Prompt: Nothing but a number should be given: how many lines of the records include "unsigned"?

Provided material:
━━━━
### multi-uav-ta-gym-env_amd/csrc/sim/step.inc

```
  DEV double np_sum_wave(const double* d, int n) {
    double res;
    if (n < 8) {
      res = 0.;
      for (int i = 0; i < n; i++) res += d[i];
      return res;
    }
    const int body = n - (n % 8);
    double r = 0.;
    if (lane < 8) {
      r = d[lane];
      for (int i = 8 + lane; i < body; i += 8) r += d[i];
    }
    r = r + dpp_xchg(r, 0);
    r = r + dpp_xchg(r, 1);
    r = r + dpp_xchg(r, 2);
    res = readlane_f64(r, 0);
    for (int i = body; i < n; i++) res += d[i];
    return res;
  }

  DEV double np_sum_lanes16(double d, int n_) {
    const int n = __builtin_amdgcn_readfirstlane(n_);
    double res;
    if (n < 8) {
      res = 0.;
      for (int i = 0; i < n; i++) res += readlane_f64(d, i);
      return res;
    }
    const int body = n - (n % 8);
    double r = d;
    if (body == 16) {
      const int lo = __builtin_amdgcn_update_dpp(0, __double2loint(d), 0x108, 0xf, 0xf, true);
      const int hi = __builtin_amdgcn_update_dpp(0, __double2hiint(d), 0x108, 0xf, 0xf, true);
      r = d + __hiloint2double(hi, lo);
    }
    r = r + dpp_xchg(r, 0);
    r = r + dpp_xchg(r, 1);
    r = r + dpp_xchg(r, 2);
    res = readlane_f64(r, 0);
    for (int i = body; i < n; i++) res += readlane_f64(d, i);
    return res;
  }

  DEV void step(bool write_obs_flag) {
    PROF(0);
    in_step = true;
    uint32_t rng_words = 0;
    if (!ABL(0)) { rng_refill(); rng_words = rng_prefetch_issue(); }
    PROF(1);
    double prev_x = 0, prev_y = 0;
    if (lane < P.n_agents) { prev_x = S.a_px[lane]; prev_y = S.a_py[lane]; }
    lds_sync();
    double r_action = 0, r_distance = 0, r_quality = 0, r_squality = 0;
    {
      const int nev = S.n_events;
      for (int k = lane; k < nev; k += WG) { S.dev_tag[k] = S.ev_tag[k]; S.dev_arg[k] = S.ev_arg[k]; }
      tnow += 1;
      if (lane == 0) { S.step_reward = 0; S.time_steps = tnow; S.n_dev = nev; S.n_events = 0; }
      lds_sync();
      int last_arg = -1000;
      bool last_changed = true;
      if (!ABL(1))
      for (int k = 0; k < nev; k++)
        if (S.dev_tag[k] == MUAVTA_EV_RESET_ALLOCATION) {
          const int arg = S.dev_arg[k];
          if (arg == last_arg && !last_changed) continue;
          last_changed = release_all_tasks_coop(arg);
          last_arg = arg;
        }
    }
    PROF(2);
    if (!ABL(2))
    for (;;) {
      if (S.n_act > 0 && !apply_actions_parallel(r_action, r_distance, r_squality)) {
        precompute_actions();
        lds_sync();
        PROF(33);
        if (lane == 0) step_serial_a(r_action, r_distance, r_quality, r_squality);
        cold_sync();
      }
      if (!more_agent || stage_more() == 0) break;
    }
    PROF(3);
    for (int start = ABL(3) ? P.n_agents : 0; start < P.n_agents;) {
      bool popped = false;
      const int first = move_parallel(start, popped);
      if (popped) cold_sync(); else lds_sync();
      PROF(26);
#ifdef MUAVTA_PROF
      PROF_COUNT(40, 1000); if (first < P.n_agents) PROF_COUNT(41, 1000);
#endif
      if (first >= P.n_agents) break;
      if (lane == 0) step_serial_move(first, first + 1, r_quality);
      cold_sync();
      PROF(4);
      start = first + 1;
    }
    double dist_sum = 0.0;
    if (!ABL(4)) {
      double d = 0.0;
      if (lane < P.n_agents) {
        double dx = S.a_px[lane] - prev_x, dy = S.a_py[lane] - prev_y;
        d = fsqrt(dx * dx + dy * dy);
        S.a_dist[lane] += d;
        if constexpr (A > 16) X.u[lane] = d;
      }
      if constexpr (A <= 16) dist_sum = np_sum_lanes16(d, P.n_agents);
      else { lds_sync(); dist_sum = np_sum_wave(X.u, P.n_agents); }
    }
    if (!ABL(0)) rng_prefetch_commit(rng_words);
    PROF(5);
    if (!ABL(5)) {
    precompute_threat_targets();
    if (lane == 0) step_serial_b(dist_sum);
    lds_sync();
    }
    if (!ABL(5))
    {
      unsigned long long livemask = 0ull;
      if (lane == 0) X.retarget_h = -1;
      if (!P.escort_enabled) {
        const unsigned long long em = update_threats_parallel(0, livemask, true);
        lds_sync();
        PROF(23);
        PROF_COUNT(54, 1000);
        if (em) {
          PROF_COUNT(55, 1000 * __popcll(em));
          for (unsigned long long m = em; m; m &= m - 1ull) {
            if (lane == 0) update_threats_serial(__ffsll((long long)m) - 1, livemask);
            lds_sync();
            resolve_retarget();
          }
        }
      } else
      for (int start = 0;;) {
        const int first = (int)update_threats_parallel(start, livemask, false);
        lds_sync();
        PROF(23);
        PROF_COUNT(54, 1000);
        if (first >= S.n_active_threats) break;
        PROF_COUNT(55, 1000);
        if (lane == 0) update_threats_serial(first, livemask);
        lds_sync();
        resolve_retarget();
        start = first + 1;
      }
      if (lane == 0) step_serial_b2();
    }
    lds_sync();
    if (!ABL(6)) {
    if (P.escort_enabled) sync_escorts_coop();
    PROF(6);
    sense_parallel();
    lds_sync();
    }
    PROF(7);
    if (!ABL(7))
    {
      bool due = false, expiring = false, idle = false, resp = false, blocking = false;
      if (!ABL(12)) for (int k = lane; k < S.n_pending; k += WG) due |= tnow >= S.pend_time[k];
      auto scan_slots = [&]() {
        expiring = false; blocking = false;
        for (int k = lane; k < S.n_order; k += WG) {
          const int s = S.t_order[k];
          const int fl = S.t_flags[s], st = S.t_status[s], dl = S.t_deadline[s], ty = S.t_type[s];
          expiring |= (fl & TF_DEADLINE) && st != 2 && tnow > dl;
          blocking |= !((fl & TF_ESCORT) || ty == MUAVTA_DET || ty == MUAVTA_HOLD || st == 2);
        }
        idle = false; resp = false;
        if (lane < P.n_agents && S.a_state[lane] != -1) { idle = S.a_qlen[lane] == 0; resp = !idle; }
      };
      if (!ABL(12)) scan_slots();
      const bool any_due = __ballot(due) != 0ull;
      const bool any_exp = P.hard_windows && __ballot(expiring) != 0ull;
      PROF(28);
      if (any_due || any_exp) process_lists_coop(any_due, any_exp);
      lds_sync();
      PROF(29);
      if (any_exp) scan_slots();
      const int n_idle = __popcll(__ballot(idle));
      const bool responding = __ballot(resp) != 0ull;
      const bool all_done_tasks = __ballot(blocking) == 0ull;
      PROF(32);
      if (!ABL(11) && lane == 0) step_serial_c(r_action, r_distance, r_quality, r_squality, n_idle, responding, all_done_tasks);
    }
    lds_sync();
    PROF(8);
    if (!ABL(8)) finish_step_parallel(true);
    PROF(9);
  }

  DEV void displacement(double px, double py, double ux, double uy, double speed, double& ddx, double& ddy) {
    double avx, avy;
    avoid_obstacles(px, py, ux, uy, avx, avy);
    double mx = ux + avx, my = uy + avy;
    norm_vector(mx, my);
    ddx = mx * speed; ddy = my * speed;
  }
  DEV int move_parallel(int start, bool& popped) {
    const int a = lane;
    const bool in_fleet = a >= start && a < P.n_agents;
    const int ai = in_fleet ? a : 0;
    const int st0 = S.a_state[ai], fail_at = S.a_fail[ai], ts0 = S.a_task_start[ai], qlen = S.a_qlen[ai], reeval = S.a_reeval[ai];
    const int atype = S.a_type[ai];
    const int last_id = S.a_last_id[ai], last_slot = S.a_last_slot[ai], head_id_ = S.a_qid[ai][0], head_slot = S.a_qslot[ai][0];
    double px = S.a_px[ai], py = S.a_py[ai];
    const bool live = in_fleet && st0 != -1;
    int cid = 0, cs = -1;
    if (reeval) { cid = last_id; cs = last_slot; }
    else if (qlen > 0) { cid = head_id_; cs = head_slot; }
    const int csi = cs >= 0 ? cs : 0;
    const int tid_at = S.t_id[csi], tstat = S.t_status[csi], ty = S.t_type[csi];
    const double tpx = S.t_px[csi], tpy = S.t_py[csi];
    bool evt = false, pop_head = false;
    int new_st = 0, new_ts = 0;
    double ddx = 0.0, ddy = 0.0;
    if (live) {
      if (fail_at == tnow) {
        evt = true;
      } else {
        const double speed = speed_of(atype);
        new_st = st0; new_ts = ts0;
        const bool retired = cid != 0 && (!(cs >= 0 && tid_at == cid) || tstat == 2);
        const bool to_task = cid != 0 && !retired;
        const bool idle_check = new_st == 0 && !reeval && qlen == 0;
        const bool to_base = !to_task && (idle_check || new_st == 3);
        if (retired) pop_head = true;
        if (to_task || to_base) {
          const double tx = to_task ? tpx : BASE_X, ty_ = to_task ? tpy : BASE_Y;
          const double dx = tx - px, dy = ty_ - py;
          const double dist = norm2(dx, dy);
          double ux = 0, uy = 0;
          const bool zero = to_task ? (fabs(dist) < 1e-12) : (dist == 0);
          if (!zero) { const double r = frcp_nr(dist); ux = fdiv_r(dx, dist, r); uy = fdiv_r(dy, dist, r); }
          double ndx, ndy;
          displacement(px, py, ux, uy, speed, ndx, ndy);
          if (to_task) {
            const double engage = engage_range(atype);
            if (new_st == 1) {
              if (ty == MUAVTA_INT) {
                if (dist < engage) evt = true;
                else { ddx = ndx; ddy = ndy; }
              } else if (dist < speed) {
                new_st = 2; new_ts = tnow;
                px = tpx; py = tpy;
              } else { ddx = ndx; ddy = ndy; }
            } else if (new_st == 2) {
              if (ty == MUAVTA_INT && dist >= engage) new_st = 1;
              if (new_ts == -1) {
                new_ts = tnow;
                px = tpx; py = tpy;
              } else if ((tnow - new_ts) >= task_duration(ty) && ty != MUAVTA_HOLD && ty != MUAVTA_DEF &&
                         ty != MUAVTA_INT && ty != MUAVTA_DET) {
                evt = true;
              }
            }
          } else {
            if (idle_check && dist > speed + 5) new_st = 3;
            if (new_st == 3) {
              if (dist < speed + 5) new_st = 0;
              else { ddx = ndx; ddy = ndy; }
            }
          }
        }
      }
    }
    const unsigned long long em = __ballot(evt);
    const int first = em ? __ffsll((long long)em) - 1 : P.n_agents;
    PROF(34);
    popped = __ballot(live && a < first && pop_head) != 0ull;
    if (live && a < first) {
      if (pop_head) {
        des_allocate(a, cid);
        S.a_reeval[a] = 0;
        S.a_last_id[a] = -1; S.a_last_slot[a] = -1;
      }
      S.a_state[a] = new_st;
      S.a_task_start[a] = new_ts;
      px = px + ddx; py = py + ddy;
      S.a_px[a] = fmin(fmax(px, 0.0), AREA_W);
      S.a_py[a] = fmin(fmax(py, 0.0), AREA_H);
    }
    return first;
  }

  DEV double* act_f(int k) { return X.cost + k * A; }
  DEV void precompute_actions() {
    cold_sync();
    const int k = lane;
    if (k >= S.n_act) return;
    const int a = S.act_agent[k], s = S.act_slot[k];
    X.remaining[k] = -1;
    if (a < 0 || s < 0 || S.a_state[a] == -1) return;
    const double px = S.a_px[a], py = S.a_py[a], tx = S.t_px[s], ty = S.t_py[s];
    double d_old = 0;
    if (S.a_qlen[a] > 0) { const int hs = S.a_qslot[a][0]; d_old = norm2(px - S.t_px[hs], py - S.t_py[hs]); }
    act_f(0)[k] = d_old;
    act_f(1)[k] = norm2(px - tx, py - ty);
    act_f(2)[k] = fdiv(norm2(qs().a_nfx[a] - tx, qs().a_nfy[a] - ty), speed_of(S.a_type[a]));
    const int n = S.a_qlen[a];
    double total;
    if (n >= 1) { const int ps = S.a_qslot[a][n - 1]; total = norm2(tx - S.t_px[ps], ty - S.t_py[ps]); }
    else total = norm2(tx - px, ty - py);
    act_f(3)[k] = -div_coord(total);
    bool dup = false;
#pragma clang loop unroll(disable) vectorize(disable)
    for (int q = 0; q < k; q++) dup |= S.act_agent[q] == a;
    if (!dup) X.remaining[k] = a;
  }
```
━━━━
Answer area: 4